William Pickering

Personal information
- Full name: William Percival Pickering
- Born: 25 October 1819 Clapham, London, England
- Died: 16 August 1905 (aged 85) Vancouver, British Columbia, Canada
- Batting: Right-handed
- Bowling: Left-arm medium
- Role: Batsman

Domestic team information
- 1840–1842: Cambridge University
- 1841–1843: Marylebone Cricket Club (MCC)
- 1846–1848: Surrey
- Source: CricketArchive, 17 April 2013

= William Pickering (cricketer) =

English cricketer

William Percival Pickering (25 October 1819 – 16 August 1905) was an English cricketer with amateur status. He was one of the founders of Surrey County Cricket Club in 1845 and later, having emigrated to Canada, played a significant role in the beginnings of international cricket especially through his proposal to fund an English tour of North America. Pickering is recorded in 29 matches from 1840 to 1848 which are designated by CricketArchive, totalling 445 runs at the low average of 9.67 with a highest score of 51 not out, holding 17 catches and taking 7 wickets.

==Eton==
Born in Clapham, London, Pickering was the youngest son of Edward Rowland Pickering of Clapham and was educated at Eton College where, according to his obituary in The Times, "he is believed to be one of the youngest cricketers who ever took part in the great public school matches at Lord's between Eton, Harrow and Winchester". He played for Eton in 1834, 1835, 1837 and 1838, captaining the team in the last two years but missing the 1836 season entirely. The obituary claims that Pickering's strength was his fielding: "He generally fielded at cover-point, and, being ambidextrous, ran out, by returning the ball with his left hand, many batsmen who had forgotten this peculiarity." After Eton he went up to Pembroke College, Cambridge.

==Surrey==
Pickering was instrumental in the foundation of Surrey County Cricket Club, speaking at a meeting of Surrey cricketers in October 1845 to explain the objectives of the newly formed club: i.e., to develop the cricketing strength of the county and provide it with "a local habitation and a name". Pickering played in two of Surrey's earliest matches in 1846 and 1848; also representing the Surrey Club against Marylebone Cricket Club at Lord's Cricket Ground in 1846.

==Canada==
After 1848, Pickering's playing career diminished and he made only two recorded appearances, both in minor matches for I Zingari, from 1849 to 1851. He then emigrated to Canada and was active as a player there until he returned to England in either 1859 or 1860. Pickering played for the Canadian national team against the United States on four occasions between 1853 and 1857. Pickering was involved with the Montreal Cricket Club, which was the leading cricket body in North American cricket in the 1850s. In 1856, he proposed that an English team should tour North America on the guarantee of the Montreal Club. Negotiations between various parties lasted three years and were finally concluded during Canterbury Week in August 1859. As a result, George Parr led the first English touring team to North America in September and October that year, the twelve players receiving £50 each plus expenses from the Montreal Club.
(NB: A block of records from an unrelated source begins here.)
typedef struct l3ac_pack_stream_desc {
    int32_t slot;
    int32_t held;
    int32_t take;
    int32_t count;
    int32_t keep;
} l3ac_pack_stream_desc;
typedef struct l3ac_unpack_stream_desc {
    int32_t slot;
    int32_t held;
    int32_t take;
    int32_t count;
    int32_t keep;
} l3ac_unpack_stream_desc;
int64_t l3ac_packed_bytes(int64_t n_tok, int32_t bits);
int l3ac_pack_stream(const uint32_t* state_in, uint32_t* state_out, int32_t streams, const int32_t* fresh, int64_t fresh_tokens,
                     int64_t fresh_stride, int32_t bits, const l3ac_pack_stream_desc* desc, int32_t count, uint8_t* out, int64_t out_bytes,
                     int64_t out_stride, void* stream);
int l3ac_unpack_stream(const uint32_t* state_in, uint32_t* state_out, int32_t streams, const uint8_t* fresh, int64_t fresh_bytes,
                       int64_t fresh_stride, int32_t bits, const l3ac_unpack_stream_desc* desc, int32_t count, int32_t* out, int64_t out_tokens,
                       int64_t out_stride, void* stream);

int l3ac_op_first_block(l3ac_ctx* ctx, const float* audio, int32_t batch, int32_t samples, float* y, void* stream);
int l3ac_op_first_block_at(l3ac_ctx* ctx, const float* audio, int32_t batch, int32_t samples, int64_t audio_stride, int32_t frames,
                           float* y, void* stream);
int l3ac_op_conv_unit(l3ac_ctx* ctx, const char* block, const float* x, int32_t batch, int32_t frames, float* y,
                      void* stream);
int l3ac_op_down_layer(l3ac_ctx* ctx, const char* block, const float* x, int32_t batch, int32_t frames, float* y,
                       void* stream);
int l3ac_op_conv_k3(l3ac_ctx* ctx, const char* block, const float* x, int32_t batch, int32_t frames, float* y,
                    void* stream);
int l3ac_op_enhance(l3ac_ctx* ctx, const char* block, const float* x, int32_t batch, int32_t frames, float* y,
                    void* stream);
int l3ac_op_up_layer(l3ac_ctx* ctx, const char* block, const float* x, int32_t batch, int32_t frames, float* y,
                     void* stream);
int l3ac_op_enhance_up(l3ac_ctx* ctx, const char* enhance_block, const char* up_block, const float* x, int32_t batch,
                       int32_t frames, float* y, void* stream);
int l3ac_op_last_block(l3ac_ctx* ctx, const float* x, int32_t batch, int32_t frames, float* audio, void* stream);
int l3ac_op_legacy_unit(l3ac_ctx* ctx, int32_t unit, const float* x, int32_t batch, int32_t frames, float* y, void* stream);
int l3ac_op_head(l3ac_ctx* ctx, const float* x, int32_t batch, int32_t frames, float* audio, void* stream);
int l3ac_op_local_trans(l3ac_ctx* ctx, const char* block, const float* x, int32_t batch, int32_t frames, float* y,
                        void* stream);
int l3ac_op_encoder(l3ac_ctx* ctx, const float* audio, int32_t batch, int32_t samples, float* feature, void* stream);
int l3ac_op_en_encoder(l3ac_ctx* ctx, const float* feature, int32_t batch, int32_t frames, float* tokens, void* stream);
int l3ac_op_en_decoder(l3ac_ctx* ctx, const float* tokens, int32_t batch, int32_t n_tok, float* feature, void* stream);
int l3ac_op_decoder(l3ac_ctx* ctx, const float* feature, int32_t batch, int32_t frames, float* audio, void* stream);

Pickering made four appearances involving Parr's team.

Pickering had returned to England by the summer of 1860 and was a frequent member of I Zingari teams until 1872. He became a member of the London Stock Exchange but at the time of his death "had emigrated to Canada some years ago". He was recorded in five matches in Toronto between 1877 and 1879. He died 16 August 1905 in Vancouver, British Columbia.